# What to produce
A complete, exact copy of the records is needed here.

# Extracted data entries
:::
# JiehongLin/SAM-6D

Hardware: AMD Instinct MI355X
Metric: RGB-D frames/sec (SAM-6D per-frame hot path: SAM ViT-H encoder + ISM scoring + PEM) (higher is better)
Workload: dtype bf16 (SAM ViT-H: 87 % of the step) + f16 (PEM ViT-B feature extractor) + f32 (ISM scoring, PEM point transformer and pose solvers); 1 GPU; LM-O single object: 32 frames/step/GPU, 640x480 RGB-D -> 1024^2 SAM input, P=128 proposals x 42 templates (scored in groups of 8 frames), 1 instance/frame, 2048 pts (PEM batch 32); sam_frames_per_launch_group=16, pem_vit_dtype=fp16 (set by bench.py; the library default is fp32)

## Files before the change

include/sam6d_hip.h:

```cpp
#ifndef SAM6D_HIP_H
#define SAM6D_HIP_H

#include <stdint.h>

#ifdef __cplusplus
extern "C" {
#endif

#define S6D_OK 0
#define S6D_EINVAL (-1)
#define S6D_ELAUNCH (-2)
#define S6D_EUNSUPPORTED (-3)

#define S6D_ABI_VERSION 135
int s6d_version(void);
int s6d_set_persistent_grid_limit(int max_workgroups);
int s6d_set_gemm_wave_tile(int columns);
int s6d_set_gemm_mfma_shape(int rows);
int s6d_set_gemm_small_tile(int enable);
const char *s6d_strerror(int code);
const char *s6d_last_hip_error(void);


int s6d_fps_f32(const float *xyz, int B, int N, int M, float *tmp, int32_t *idx, void *stream);

int s6d_gather_points_f32(const float *points, const int32_t *idx, int B, int C, int N, int M,
                          float *out, void *stream);

int s6d_ball_query_f32(const float *new_xyz, const float *xyz, int B, int N, int M, float radius,
                       int nsample, int32_t *idx, void *stream);

int s6d_group_points_f32(const float *points, const int32_t *idx, int B, int C, int N, int M, int S,
                         float *out, void *stream);

int s6d_gather_rows_f32(const float *src, const int32_t *idx, int B, int N, int C, int M, float *out,
                        void *stream);

int s6d_segment_seq_sum_f32(const float *x, const int64_t *start, const int64_t *count, int P, int C, float *out,
                            void *stream);

int s6d_pem_sample_indices_f32(const float *keys, long key_stride, const int64_t *count, int P, int n_sample,
                               int64_t *idx, int32_t *overflow, void *stream);

int s6d_pem_mask_boxes_u8(const unsigned char *mask, const float *depth, int P, int H, int W, long min_points,
                          unsigned char *m, int64_t *cnt, unsigned char *ok, int64_t *box, void *stream);

int s6d_pem_compact_cloud_f32(const unsigned char *m, const float *depth, const int64_t *box, const unsigned char *ok, int P,
                              int H, int W, float fx, float fy, float cx, float cy, long cap, int32_t *choose, float *cloud,
                              int64_t *n, void *stream);
int s6d_pem_radius_filter_f32(const float *center, const double *limit, int P, long cap, int32_t *choose, float *cloud,
                              int64_t *n, void *stream);

int s6d_pem_crops_f32(const unsigned char *image, const unsigned char *m, const int64_t *kept, const int64_t *box, int M,
                      int H, int W, int S, int use_mask, const float *mean3_host, const float *std3_host, float *out,
                      void *stream);


int s6d_template_boxes_u8(const unsigned char *mask, int T, int H, int W, int64_t *cnt, int64_t *box, int64_t *tight,
                          void *stream);

int s6d_template_points_f32(const unsigned char *mask, const float *xyz_mm, const int64_t *box, int T, int H, int W, long cap,
                            int32_t *choose, float *pts, int64_t *n, void *stream);

int s6d_template_pem_crops_f32(const unsigned char *images, const unsigned char *mask, const int64_t *box, int T, int H, int W,
                               int S, int use_mask, const float *mean3_host, const float *std3_host, float *out, void *stream);

int s6d_template_ism_crops_f32(const unsigned char *images, const unsigned char *mask, const void *params, int T, int H, int W,
// ... 29 lines not shown


int s6d_mask_pack_u8(const uint8_t *masks, int N, long HW, uint64_t *packed, int32_t *area, void *stream);

int s6d_mask_pair_inter(const uint64_t *dpacked, int Nd, const uint64_t *gpacked, int Ng, long words, const int32_t *pairs, int P,
                        int32_t *inter, void *stream);

int s6d_box_pair_iou_f64(const double *dboxes, int Nd, const double *gboxes, int Ng, const int32_t *pairs, int P, double *iou,
                         void *stream);

#define S6D_COCO_MATCH_MAX_GT 64
int s6d_coco_match(const double *ious, const long *iou_off, const int32_t *groups, const double *det_area, const double *gt_area,
                   const uint8_t *gt_ignore, const double *params, int n_groups, int NT, int NA, long n_det, long n_gt, long n_iou,
                   int32_t *match, uint8_t *ignore, void *stream);


int s6d_rot_from_h_f32(const float *H, int n, float *R, void *stream);

int s6d_weighted_procrustes_f32(const float *src, const float *ref, const float *weights, int B, int N, float weight_thresh,
                                float eps, float *R, float *t, void *stream);

int s6d_pose_hypotheses_f32(const float *pts1, const float *pts2, const int32_t *pair, int B, int N1,
                            int N2, int n_hyp, float *R, float *t, float *dis, void *stream);

int s6d_cosine_similarity_f32(const float *f1, const float *f2, int B, int M1, int M2, int C, float temp, float *atten, void *stream);

int s6d_coarse_sample_f32(const float *atten, const float *rand_u, int B, int M1, int M2, int n_u, int32_t *pair, float *w1,
                          void *stream);

int s6d_smallest_k_f32(const float *dis, const float *Rs, const float *ts, int B, int n, int k, float *Rk, float *tk,
                       int32_t *idx, void *stream);

int s6d_hypothesis_select_f32(const float *dmin, const float *w1, const float *Rk, const float *tk, int B, int P, int N,
                              float *R, float *t, void *stream);

int s6d_min_dist_f32(const float *pts, const float *R, const float *t, const float *model, int B, int N,
                     int P, int Nm, float *dmin, void *stream);


int s6d_rpe_attention_f32(const float *q, const float *k, const float *v, const float *qt, const float *qb,
                          const float *embed, int B, int N, int C, int heads, float scale, float *out,
                          void *stream);
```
:::
# Solution for this exercise
# JiehongLin/SAM-6D

Hardware: AMD Instinct MI355X
Metric: RGB-D frames/sec (SAM-6D per-frame hot path: SAM ViT-H encoder + ISM scoring + PEM) (higher is better)
Workload: dtype bf16 (SAM ViT-H: 87 % of the step) + f16 (PEM ViT-B feature extractor) + f32 (ISM scoring, PEM point transformer and pose solvers); 1 GPU; LM-O single object: 32 frames/step/GPU, 640x480 RGB-D -> 1024^2 SAM input, P=128 proposals x 42 templates (scored in groups of 8 frames), 1 instance/frame, 2048 pts (PEM batch 32); sam_frames_per_launch_group=16, pem_vit_dtype=fp16 (set by bench.py; the library default is fp32)

## Files before the change

include/sam6d_hip.h:

```cpp
#ifndef SAM6D_HIP_H
#define SAM6D_HIP_H

#include <stdint.h>

#ifdef __cplusplus
extern "C" {
#endif

#define S6D_OK 0
#define S6D_EINVAL (-1)
#define S6D_ELAUNCH (-2)
#define S6D_EUNSUPPORTED (-3)

#define S6D_ABI_VERSION 135
int s6d_version(void);
int s6d_set_persistent_grid_limit(int max_workgroups);
int s6d_set_gemm_wave_tile(int columns);
int s6d_set_gemm_mfma_shape(int rows);
int s6d_set_gemm_small_tile(int enable);
const char *s6d_strerror(int code);
const char *s6d_last_hip_error(void);


int s6d_fps_f32(const float *xyz, int B, int N, int M, float *tmp, int32_t *idx, void *stream);

int s6d_gather_points_f32(const float *points, const int32_t *idx, int B, int C, int N, int M,
                          float *out, void *stream);

int s6d_ball_query_f32(const float *new_xyz, const float *xyz, int B, int N, int M, float radius,
                       int nsample, int32_t *idx, void *stream);

int s6d_group_points_f32(const float *points, const int32_t *idx, int B, int C, int N, int M, int S,
                         float *out, void *stream);

int s6d_gather_rows_f32(const float *src, const int32_t *idx, int B, int N, int C, int M, float *out,
                        void *stream);

int s6d_segment_seq_sum_f32(const float *x, const int64_t *start, const int64_t *count, int P, int C, float *out,
                            void *stream);

int s6d_pem_sample_indices_f32(const float *keys, long key_stride, const int64_t *count, int P, int n_sample,
                               int64_t *idx, int32_t *overflow, void *stream);

int s6d_pem_mask_boxes_u8(const unsigned char *mask, const float *depth, int P, int H, int W, long min_points,
                          unsigned char *m, int64_t *cnt, unsigned char *ok, int64_t *box, void *stream);

int s6d_pem_compact_cloud_f32(const unsigned char *m, const float *depth, const int64_t *box, const unsigned char *ok, int P,
                              int H, int W, float fx, float fy, float cx, float cy, long cap, int32_t *choose, float *cloud,
                              int64_t *n, void *stream);
int s6d_pem_radius_filter_f32(const float *center, const double *limit, int P, long cap, int32_t *choose, float *cloud,
                              int64_t *n, void *stream);

int s6d_pem_crops_f32(const unsigned char *image, const unsigned char *m, const int64_t *kept, const int64_t *box, int M,
                      int H, int W, int S, int use_mask, const float *mean3_host, const float *std3_host, float *out,
                      void *stream);


int s6d_template_boxes_u8(const unsigned char *mask, int T, int H, int W, int64_t *cnt, int64_t *box, int64_t *tight,
                          void *stream);

int s6d_template_points_f32(const unsigned char *mask, const float *xyz_mm, const int64_t *box, int T, int H, int W, long cap,
                            int32_t *choose, float *pts, int64_t *n, void *stream);

int s6d_template_pem_crops_f32(const unsigned char *images, const unsigned char *mask, const int64_t *box, int T, int H, int W,
                               int S, int use_mask, const float *mean3_host, const float *std3_host, float *out, void *stream);

int s6d_template_ism_crops_f32(const unsigned char *images, const unsigned char *mask, const void *params, int T, int H, int W,
// ... 29 lines not shown


int s6d_mask_pack_u8(const uint8_t *masks, int N, long HW, uint64_t *packed, int32_t *area, void *stream);

int s6d_mask_pair_inter(const uint64_t *dpacked, int Nd, const uint64_t *gpacked, int Ng, long words, const int32_t *pairs, int P,
                        int32_t *inter, void *stream);

int s6d_box_pair_iou_f64(const double *dboxes, int Nd, const double *gboxes, int Ng, const int32_t *pairs, int P, double *iou,
                         void *stream);

#define S6D_COCO_MATCH_MAX_GT 64
int s6d_coco_match(const double *ious, const long *iou_off, const int32_t *groups, const double *det_area, const double *gt_area,
                   const uint8_t *gt_ignore, const double *params, int n_groups, int NT, int NA, long n_det, long n_gt, long n_iou,
                   int32_t *match, uint8_t *ignore, void *stream);


int s6d_rot_from_h_f32(const float *H, int n, float *R, void *stream);

int s6d_weighted_procrustes_f32(const float *src, const float *ref, const float *weights, int B, int N, float weight_thresh,
                                float eps, float *R, float *t, void *stream);

int s6d_pose_hypotheses_f32(const float *pts1, const float *pts2, const int32_t *pair, int B, int N1,
                            int N2, int n_hyp, float *R, float *t, float *dis, void *stream);

int s6d_cosine_similarity_f32(const float *f1, const float *f2, int B, int M1, int M2, int C, float temp, float *atten, void *stream);

int s6d_coarse_sample_f32(const float *atten, const float *rand_u, int B, int M1, int M2, int n_u, int32_t *pair, float *w1,
                          void *stream);

int s6d_smallest_k_f32(const float *dis, const float *Rs, const float *ts, int B, int n, int k, float *Rk, float *tk,
                       int32_t *idx, void *stream);

int s6d_hypothesis_select_f32(const float *dmin, const float *w1, const float *Rk, const float *tk, int B, int P, int N,
                              float *R, float *t, void *stream);

int s6d_min_dist_f32(const float *pts, const float *R, const float *t, const float *model, int B, int N,
                     int P, int Nm, float *dmin, void *stream);


int s6d_rpe_attention_f32(const float *q, const float *k, const float *v, const float *qt, const float *qb,
                          const float *embed, int B, int N, int C, int heads, float scale, float *out,
                          void *stream);
```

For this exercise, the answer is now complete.